After making Tesco the UK's number-one supermarket, Sir Terry Leahy will retire next March.
Every working day, the London Stock Exchange issues hundreds of Regulatory News Service (RNS) announcements from a broad range of companies. Often, these RNS notices are pretty humdrum and one seldom sees a really eye-opening announcement.
Terry's leaving Tesco!
That said, I was somewhat taken aback today by this announcement released this morning by Tesco (LSE: TSCO), the UK's number-one supermarket. It revealed that Sir Terry Leahy, CEO of Tesco for 14 years, is to retire in March 2011.
In an outstanding career as a top retail executive, Sir Terry (now 54) joined Tesco in 1979. He moved up to Tesco's board in 1992, becoming Chief Executive in 1997.
Tesco's long-term succession plan means that Sir Terry's place as CEO will be taken by Philip Clarke (50), a board member since 1998 who started out as a schoolboy stacking shelves in 1974, and is currently head of Tesco's international operations and group IT.
As I write, Tesco's share price is down nearly 3% at 396p.
How's Sir Terry done?
There's no doubt that Sir Terry is the most successful retailer of his generation. When he joined Tesco 31 years ago, it was light years behind retail giants Marks & Spencer (LSE: MKS) and Sainsbury (LSE: SBRY).
By 1995, Tesco had leapfrogged its competition, becoming the UK's biggest retailer. In March 1997, Sir Terry replaced Lord MacLaurin as CEO and set out to build Tesco's market share in non-food items, other services and internationally.
Sir Terry succeeded spectacularly: today, Tesco has a market share of more than 30% of supermarket spending, and one pound in every eight spent on the high street is handed over to Tesco. The global giant has 472,000 staff and more than 4,800 stores in 14 countries, with just over half of its stores located in the UK.
One particular success for Sir Terry was Tesco's Clubcard loyalty programme, launched in February 1995. This enabled the retailer to monitor customer spending and then tailor discounts and vouchers to individual shoppers. Fifteen years later, there are over 15 million Clubcard members, making it the UK's most popular and longest-running loyalty campaign.

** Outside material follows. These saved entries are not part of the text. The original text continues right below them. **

__global__ void __launch_bounds__(256) sketch_codes_banked_kernel(const int64_t* __restrict__ unit_ptr,
                                                                  const uint32_t* __restrict__ ids, int64_t n_units,
                                                                  uint2* __restrict__ codes, uint4* __restrict__ perm_ids) {
  __shared__ uint32_t bm[8][SK_TBL_BYTES / 32];
  __shared__ int s_cnt[8][32];
  __shared__ int s_nover[8];
  __shared__ uint16_t s_code[8][SK_WINDOW], s_ocode[8][SK_WINDOW];
  __shared__ uint32_t s_id[8][SK_WINDOW], s_oid[8][SK_WINDOW];
  __shared__ uint8_t s_free[8][SK_WINDOW];
  const int lane = threadIdx.x & 31, warp = threadIdx.x >> 5;
  const uint32_t lt = (1u << lane) - 1u;
  const int64_t u = (int64_t)blockIdx.x * 8 + warp;
  if (u >= n_units) return;
  const int64_t b = unit_ptr[u], e = unit_ptr[u + 1];
  if (b == e) return;
  for (int i = lane; i < SK_TBL_BYTES / 32; i += 32) bm[warp][i] = 0;
  __syncwarp();
  int64_t blk = sk_block(b, u);
  for (int64_t p0 = b; p0 < e; p0 += SK_WINDOW, ++blk) {
    const int n = (int)min((int64_t)SK_WINDOW, e - p0), rows = (n + 31) >> 5;
    s_cnt[warp][lane] = 0;
    if (lane == 0) s_nover[warp] = 0;
#pragma unroll
    for (int j = 0; j < 4; ++j) {
      s_code[warp][4 * lane + j] = (uint16_t)(SK_DUP | (uint32_t)(SK_TBL_BYTES + 4 * lane));
      s_id[warp][4 * lane + j] = 0u;
    }
    __syncwarp();
#pragma unroll
    for (int j = 0; j < 4; ++j) {
      const int q = 32 * j + lane;
      if (q < n) {
        const uint32_t id = ids[p0 + q];
        const uint32_t h = sk_hash(id);
        const uint32_t old = atomicOr(&bm[warp][h >> 5], 1u << (h & 31u));
        const uint16_t code = (uint16_t)(h | (((old >> (h & 31u)) & 1u) ? SK_DUP : 0u));
        const int bank = (int)((h >> 2) & 31u);
        const int r = atomicAdd(&s_cnt[warp][bank], 1);
        if (r < rows) {
          s_code[warp][4 * bank + r] = code;
          s_id[warp][4 * bank + r] = id;
        } else {
          const int o = atomicAdd(&s_nover[warp], 1);
          s_ocode[warp][o] = code;
          s_oid[warp][o] = id;
        }
      }
    }
    __syncwarp();
    const int mine = min(s_cnt[warp][lane], rows);
    int base = 0;
    for (int r = rows - 1; r >= 0; --r) {
      const bool fr = mine <= r;
      const unsigned bal = __ballot_sync(FULL, fr);
      if (fr) s_free[warp][base + __popc(bal & lt)] = (uint8_t)(4 * lane + r);
      base += __popc(bal);
    }
    __syncwarp();
    const int nover = s_nover[warp];
    for (int o = lane; o < nover; o += 32) {
      const int slot = s_free[warp][o];
      s_code[warp][slot] = s_ocode[warp][o];
      s_id[warp][slot] = s_oid[warp][o];
    }
    __syncwarp();
    const uint32_t c0 = s_code[warp][4 * lane], c1 = s_code[warp][4 * lane + 1], c2 = s_code[warp][4 * lane + 2],
                   c3 = s_code[warp][4 * lane + 3];
    codes[blk * 32 + lane] = make_uint2(c0 | (c1 << 16), c2 | (c3 << 16));
    perm_ids[blk * 32 + lane] = make_uint4(s_id[warp][4 * lane], s_id[warp][4 * lane + 1], s_id[warp][4 * lane + 2],
                                           s_id[warp][4 * lane + 3]);
    __syncwarp();
  }
}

What about the shareholders?
During Sir Terry's reign, Tesco has done its shareholders proud. In fact, over the past decade, Tesco's share price has almost doubled, whereas the blue-chip FTSE 100 index is down nearly a fifth.
Since June 2000, the share price of Tesco's bitter rival Sainsbury has gone nowhere, although a potential takeover did cause its shares to spike in 2007.
M&S shareholders have fared better, seeing their shares rise by 28% over the last decade. In terms of shareholder returns, the only supermarket to get anywhere close to Tesco is Morrison (LSE: MRW), whose shares are up an impressive 82% in the last ten years.
As you can see below, Tesco's revenue, profit before tax (PBT) and dividends have risen relentlessly, even during the recent credit crunch and economic downturn:
|Increase 2006/10 (%)||+44||+45||+51|
* Tesco's financial year ends in February.
In summary, congratulations to Sir Terry on a terrific three decades at Tesco. I'm sure the retailer's shareholders -- including institutions, private investors and employees -- will be sad to see him go!